# Busted my new evader st lol.



## gamebro (Apr 27, 2006)

*Busted my new evader st (now fixed)*

(((EDIT--- MY EVADER ST IS NOW FIXED! Thanks to everyone who helped on this thread)))
Now that I know the boundries, I shall treat my evader with greater care and respect.  





I am now a level 3 RC mechanic (in other words still a noob) :hat:


----------



## CDW35 (Jan 17, 2006)

Well honestly from the sounds of the steel beam, it would have broke just about everything out there weather its a Associated T4, Losi MF2, etc. really about the warrenty thing, I would just order the parts that are under Stress tech. and put it together yourself that way you can learn how to work on the car yourself and have a better understanding of the car
good luck and have fun


----------



## tamiya_kid_ta04 (Dec 3, 2005)

just so ya know the servo gears stripped, all ya need is a futubapackage of s3003 gears about 5$ check your lhs for em good luck


----------



## LittleR/CGuy (Apr 8, 2006)

the so called stress tech parts were never sturdy for me. they broke alot. you might consider upgrading to graphite.


----------



## gamebro (Apr 27, 2006)

Yeah that is a good idea (graphite parts), and I probably should just order the parts and learn how this thing is put together. Very well, I'll get to work on it. Thanks for the suggestions. :thumbsup:


----------



## trackman (Aug 5, 2006)

I also would say your servo gear has stripped , If you do get the 3003 servo replacement gears, get 2 or 3 sets to have on hand... Or just buy another standard futaba 3003 servo and also get the 3003 gears and rebuild the stripped one...

Also you may want to loosen ( re-adjust ) the servo saver arm to give it more flex and less pron to strip another servo gear...

We found that a dead on hit most of the time at somekind of angle usally will break some part of the car...

We have 8 evader st's ... They are really tough trucks!!!!

We have never had a part to just break... It has always been from hitting something solid at a full or high throttle speed...
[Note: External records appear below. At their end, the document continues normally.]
# lovelyqian/Embodied-One-Shot-Video-Recognition

Hardware: AMD Instinct MI355X
Metric: clips/sec/GPU (224², 8-seg) + 5-way-1-shot episode acc vs reference (higher is better)
Workload: dtype f32

## Files before the change

embodied-one-shot-video-recognition_amd/csrc/conv_wino_f32.hip:

```cpp
#include <type_traits>

#include "common.h"

namespace eosv {

typedef float f32x4 __attribute__((ext_vector_type(4)));
typedef float f32x16 __attribute__((ext_vector_type(16)));
typedef unsigned u32x4 __attribute__((ext_vector_type(4)));

namespace {
constexpr int WT = 64;
constexpr int WC = 64;
constexpr int WK = 8;
constexpr int IMG = 16 * WK * 64;
constexpr unsigned OOB = 0xffffff00u;
}

template <bool WIDE>
__global__ __launch_bounds__(512) void conv_wino_f32_kernel(WinoArgs a) {
  __shared__ __attribute__((aligned(16))) float smem[5 * IMG];

  const int tid = threadIdx.x;
  const int lane = tid & 63;
  const int wid = __builtin_amdgcn_readfirstlane(tid >> 6);
  const int H = a.H, W = a.W, C = a.C;
  const int TH = (H + 1) >> 1, TW = (W + 1) >> 1, TT = TH * TW;
  const long long T = (long long)a.N * TT;
  const int ncb = C / WC;
  const int nmt = (int)((T + WT - 1) / WT);
  const int nb = nmt * ncb, G = gridDim.x;
  const float* __restrict__ x = a.x;

  auto tile_of = [&](long long t, int& n, int& th, int& tw) {
    int rem;
    if (WIDE) {
      n = (int)(t / TT);
      rem = (int)(t - (long long)n * TT);
    } else {
      n = wino_fdiv((int)t, a.dtt);
      rem = (int)t - n * TT;
    }
    th = wino_fdiv(rem, a.dtw);
    tw = rem - th * TW;
  };

  const int lt = tid >> 3, lc = tid & 7;
  struct Item {
    __amdgpu_buffer_rsrc_t xr;
    unsigned xoff;
    unsigned mask;
    int mt, cb;
  };
  auto decode = [&](int w, int tid) {
    const int lt = tid >> 3, lc = tid & 7;
    Item it;
    const int bt = xcd_tile(w, nb, a.xcd);
    if (a.cbmajor) {
      it.cb = wino_fdiv(bt, a.dnmt);
      it.mt = bt - it.cb * nmt;
    } else {
      it.mt = wino_fdiv(bt, a.dncb);
      it.cb = bt - it.mt * ncb;
    }
    const long long t0 = (long long)it.mt * WT;
    int n0, th, tw;
    tile_of(t0, n0, th, tw);
    const long long xrem = ((long long)a.N - n0) * H * W * C * 4;
    it.xr = __builtin_amdgcn_make_buffer_rsrc((void*)(x + (long long)n0 * H * W * C), (short)0,
                                              (int)(xrem > OOB ? OOB : xrem), 0x00020000);
    it.xoff = 0;
    it.mask = 0;
    const long long t = t0 + lt;
    if (t < T) {
      int n;
      tile_of(t, n, th, tw);
      const int ih0 = 2 * th - 1, iw0 = 2 * tw - 1;
      it.xoff = (unsigned)(((((long long)(n - n0) * H + ih0) * W + iw0) * C + lc) * 4);
#pragma unroll
      for (int p = 0; p < 4; ++p)
#pragma unroll
        for (int q = 0; q < 4; ++q)
          if ((unsigned)(ih0 + p) < (unsigned)H && (unsigned)(iw0 + q) < (unsigned)W) it.mask |= 1u << (4 * p + q);
    }
    return it;
  };
  const int vrot = (lt + 4 * lc) & 63;
  float d[2][16], t[16];
  __amdgpu_buffer_rsrc_t ld_xr;
  unsigned ld_off[16];
  auto set_taps = [&](const Item& it) {
    ld_xr = it.xr;
#pragma unroll
    for (int p = 0; p < 4; ++p)
#pragma unroll
      for (int q = 0; q < 4; ++q) {
        const bool in = (it.mask >> (4 * p + q)) & 1;
        ld_off[4 * p + q] = in ? it.xoff + (unsigned)((p * W + q) * C * 4) : OOB;
      }
  };
  auto load_rows = [&](float* ds, int kc, int p0) {
#pragma unroll
    for (int i = 4 * p0; i < 4 * p0 + 8; ++i)
      ds[i] = __builtin_bit_cast(float, __builtin_amdgcn_raw_buffer_load_b32(ld_xr, (int)ld_off[i], kc * (WK * 4), 0));
  };
  auto row_stage = [&](float* ds) {
#pragma unroll
    for (int i = 0; i < 16; ++i) asm volatile("" : "+v"(ds[i]));
#pragma unroll
    for (int q = 0; q < 4; ++q) {
      const float* z = ds + q;
      t[q] = z[0] - z[8];
      t[4 + q] = z[4] + z[8];
      t[8 + q] = z[8] - z[4];
      t[12 + q] = z[4] - z[12];
    }
  };
  auto store_row = [&](float* Vs, int p) {
    float* dst = Vs + lc * 64 + vrot;
    dst[(4 * p + 0) * (WK * 64)] = t[4 * p] - t[4 * p + 2];
    dst[(4 * p + 1) * (WK * 64)] = t[4 * p + 1] + t[4 * p + 2];
    dst[(4 * p + 2) * (WK * 64)] = t[4 * p + 2] - t[4 * p + 1];
    dst[(4 * p + 3) * (WK * 64)] = t[4 * p + 1] - t[4 * p + 3];
  };
  const unsigned ulane = (wid * 4) * 256 + lane * 4;
  auto dma_u = [&](int cb, int kc, float* Us) {
    const float* us = a.u + ((long long)cb * (C / WK) + kc) * IMG;
#pragma unroll
    for (int j = 0; j < 4; ++j)
      __builtin_amdgcn_global_load_lds((const void*)(us + (ulane + j * 256)),
                                       (__attribute__((address_space(3))) void*)(Us + (wid * 4 + j) * 256), 16, 0, 0);
  };
  auto sync_ring = [&](auto ahead) {
    vm_wait<decltype(ahead)::value>();
    asm volatile("s_waitcnt lgkmcnt(0)" ::: "memory");
    __builtin_amdgcn_s_barrier();
    asm volatile("" ::: "memory");
  };
  using std::integral_constant;

  f32x16 acc[2][2][2];

  const int h = lane >> 5, r = lane & 31;
  const int nk = C / WK;
  int w = blockIdx.x;
  Item cur = decode(w, tid);
  Item nxt = decode(w + G < nb ? w + G : w, tid);
  set_taps(cur);
  load_rows(d[0], 0, 0);
  load_rows(d[0], 0, 2);
  dma_u(cur.cb, 0, smem + 2 * IMG);
  row_stage(d[0]);
  load_rows(d[1], 1, 0);
  load_rows(d[1], 1, 2);
  load_rows(d[0], 2, 0);
  load_rows(d[0], 2, 2);
  vm_wait<0>();

  auto chunk = [&](int kc, auto par) {
    constexpr int slot = decltype(par)::value;
    float* dn = d[1 - slot];
    const bool s1 = kc + 1 >= nk, s3 = kc + 3 >= nk;
    const int k1 = s1 ? kc + 1 - nk : kc + 1, k3 = s3 ? kc + 3 - nk : kc + 3;
    const int cb1 = s1 ? nxt.cb : cur.cb;
    float* Un = smem + (3 - slot) * IMG;
    const float* Vs = smem + slot * IMG + (2 * wid) * (WK * 64);
    const float* Us = smem + (2 + slot) * IMG + (2 * wid) * (WK * 64);
    float* Vn = smem + (1 - slot) * IMG;
    float a0[2], a1[2], b0[2], b1[2];
    auto read_ops = [&](int g) {
      const int k = 2 * (g & 3) + h;
      const float* vr = Vs + (g >> 2) * (WK * 64) + k * 64;
      const float* ur = Us + (g >> 2) * (WK * 64) + k * 64;
      a0[g & 1] = vr[(r + 4 * k) & 63];
      a1[g & 1] = vr[(r + 32 + 4 * k) & 63];
      b0[g & 1] = ur[r];
      b1[g & 1] = ur[32 + r];
    };
    read_ops(0);
#pragma unroll
    for (int g = 0; g < 8; ++g) {
      if (g < 7) read_ops(g + 1);
      if (g == 0) row_stage(dn);
      if (g == 1) {
        if (slot == 1 && kc + 3 == nk) set_taps(nxt);
        dma_u(cb1, k1, Un);
        __builtin_amdgcn_sched_barrier(0);
      }
      if (g == 1 || g == 2) load_rows(dn, k3, 2 * (g - 1));
      if (g >= 3 && g < 7) store_row(Vn, g - 3);
      const int p = g >> 2, c = g & 1;
      acc[p][0][0] = __builtin_amdgcn_mfma_f32_32x32x2f32(a0[c], b0[c], acc[p][0][0], 0, 0, 0);
      acc[p][0][1] = __builtin_amdgcn_mfma_f32_32x32x2f32(a0[c], b1[c], acc[p][0][1], 0, 0, 0);
      acc[p][1][0] = __builtin_amdgcn_mfma_f32_32x32x2f32(a1[c], b0[c], acc[p][1][0], 0, 0, 0);
      acc[p][1][1] = __builtin_amdgcn_mfma_f32_32x32x2f32(a1[c], b1[c], acc[p][1][1], 0, 0, 0);
      __builtin_amdgcn_sched_barrier(0);
    }
    sync_ring(integral_constant<int, 16>{});
  };

  float* __restrict__ y = a.y;
  const float* __restrict__ res = a.res;
  for (;;) {
#pragma unroll
    for (int p = 0; p < 4; ++p) store_row(smem, p);
    {
      Item c = cur;
      asm volatile("" : "+v"(c.xoff), "+v"(c.mask));
      set_taps(c);
    }
#pragma unroll
    for (int p = 0; p < 2; ++p)
#pragma unroll
      for (int i = 0; i < 2; ++i)
#pragma unroll
        for (int j = 0; j < 2; ++j)
#pragma unroll
          for (int q = 0; q < 16; ++q) acc[p][i][j][q] = 0.f;
    asm volatile("s_waitcnt lgkmcnt(0)" ::: "memory");
    __builtin_amdgcn_s_barrier();
    asm volatile("" ::: "memory");
    for (int kc = 0; kc < nk; kc += 2) {
      chunk(kc, integral_constant<int, 0>{});
      chunk(kc + 1, integral_constant<int, 1>{});
    }

    int te;
    asm volatile("v_mbcnt_lo_u32_b32 %0, -1, 0\n\tv_mbcnt_hi_u32_b32 %0, -1, %0" : "=v"(te));
    te += wid * 64;
    const int trow = te >> 4, c4 = te & 15, he = (te >> 5) & 1, re = te & 31;
    const int we = __builtin_amdgcn_readfirstlane(te >> 6);
    const int mup = we >= 4 ? IMG : 0;
    const int mt = cur.mt;
    const int co = cur.cb * WC + c4 * 4;
    w += G;
    const bool more = w < nb;
    cur = nxt;
    f32x4 bv = {0.f, 0.f, 0.f, 0.f};
    if (a.bias) bv = *(const f32x4*)(a.bias + co);
    int n0, th0, tw0;
    tile_of((long long)mt * WT, n0, th0, tw0);
    const long long fbytes = (long long)H * W * C * 4, yrem = ((long long)a.N - n0) * fbytes;
    const int yrec = (int)(yrem > OOB ? OOB : yrem);
    const __amdgpu_buffer_rsrc_t yr =
        __builtin_amdgcn_make_buffer_rsrc((void*)((char*)y + n0 * fbytes), (short)0, yrec, 0x00020000);
    const __amdgpu_buffer_rsrc_t rr = __builtin_amdgcn_make_buffer_rsrc(
        (void*)(res ? (const char*)res + n0 * fbytes : (const char*)nullptr), (short)0, res ? yrec : 0, 0x00020000);
#pragma unroll
    for (int i = 0; i < 2; ++i) {
      if (i) __syncthreads();
#pragma unroll
      for (int p = 0; p < 2; ++p)
#pragma unroll
        for (int j = 0; j < 2; ++j)
#pragma unroll
          for (int q = 0; q < 16; ++q)
            smem[(2 * we + p) * (32 * WC) + mup + ((q & 3) + 8 * (q >> 2) + 4 * he) * WC + j * 32 + re] = acc[p][i][j][q];
      __builtin_amdgcn_sched_barrier(0);
      const long long tl = (long long)mt * WT + i * 32 + trow;
      unsigned o[4];
      f32x4 rv[4];
      {
        int n, th, tw;
        tile_of(tl < T ? tl : 0, n, th, tw);
#pragma unroll
        for (int e = 0; e < 4; ++e) {
          const int oh = 2 * th + (e >> 1), ow = 2 * tw + (e & 1);
          const bool ok = tl < T && oh < H && ow < W;
          o[e] = ok ? (unsigned)(((((long long)(n - n0) * H + oh) * W + ow) * C + co) * 4) : OOB;
          rv[e] = __builtin_bit_cast(f32x4, __builtin_amdgcn_raw_buffer_load_b128(rr, (int)o[e], 0, 0));
        }
      }
      if (i == 1) nxt = decode(w + G < nb ? w + G : w < nb ? w : w - G, te);
      __syncthreads();
      f32x4 s[8];
#pragma unroll
      for (int q = 0; q < 4; ++q) {
        f32x4 m[4];
#pragma unroll
        for (int p = 0; p < 4; ++p)
          m[p] = *(const f32x4*)(smem + (4 * p + q) * (32 * WC) + (p >= 2 ? IMG : 0) + trow * WC + c4 * 4);
        s[q] = (m[0] + m[1]) + m[2];
        s[4 + q] = (m[1] - m[2]) - m[3];
        if (q & 1) __builtin_amdgcn_sched_barrier(0);
      }
      if (i) {
        __syncthreads();
        __builtin_amdgcn_sched_barrier(0);
      }
#pragma unroll
      for (int e = 0; e < 4; ++e) {
        const int dy = e >> 1;
        f32x4 v = (e & 1) ? (s[4 * dy + 1] - s[4 * dy + 2]) - s[4 * dy + 3] : (s[4 * dy] + s[4 * dy + 1]) + s[4 * dy + 2];
        v += bv;
        if (res) v += rv[e];
        if (a.relu) {
          v.x = fmaxf(v.x, 0.f);
          v.y = fmaxf(v.y, 0.f);
          v.z = fmaxf(v.z, 0.f);
          v.w = fmaxf(v.w, 0.f);
        }
        __builtin_amdgcn_raw_buffer_store_b128(__builtin_bit_cast(u32x4, v), yr, (int)o[e], 0, 0);
      }
    }
    if (!more) break;
  }
  vm_wait<0>();
}
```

I would probably guess you were in front of the pack when you crashed???

Actually what we do is buy scratch and dents cars for our parts supply...

We like to also put a 90 tooth spur gear and a 17 turn motor with a 7 cell pack for more take off and more fun... You can do this with the standard ESC ...


----------



## gamebro (Apr 27, 2006)

Wow! 8 evaders! That must be a lot of fun :hat: Yeah I was in the lead when I crashed, as this thing was super fast  
So I should expect to go through a lot of servo gears then? I have not taken my servo box apart yet, but glancing at it, it seems there is a lot of parts I have to remove just to even get at it  

After a closer inspection tonight I also just noticed that I am missing the bottom part of my left front shocks set (the plastic piece the shock spring rests into)..... Sheesh, I really did a number on my poor evader :freak: 

I'll keep ya'll updated as I get this sorted out in the next few days


----------



## trackman (Aug 5, 2006)

Personally I would buy another servo futaba S3003 (around $11.00 at TH) and also get a replacement sx-100 gear set (around $4.50 at TH) to repair the damaged one to keep on hand as extra servo... The 2 servo's are pretty much the same... both by futaba...


If you loosen the servo saver arm, it will prevent most of the servo gear damage... You will see the servo saver arm in more detail when you remove the servo casing and get a better understanding how it works...

If you don't find the shock spring cap ,get part # DTXC9068 ... ($2.69 at TH )...that is shock part set evst, it includes 2 of the caps and 2 of the rod ends that might later on get stripped out ... 

Far as the servo removal ,it was a little complicated at first ,but with a little practice it is very simple... I'll PM ya on that...


----------



## DJ1978 (Sep 26, 2001)

*Don't mean to offend you....*

I would like to make a couple of comments to help you look at things in a different perspective...
If you hit a steel beam with a full size car going over 20 mph what happens?
So why would you expect a small plastic vehicle at that speed to endure a crash like that with no damage?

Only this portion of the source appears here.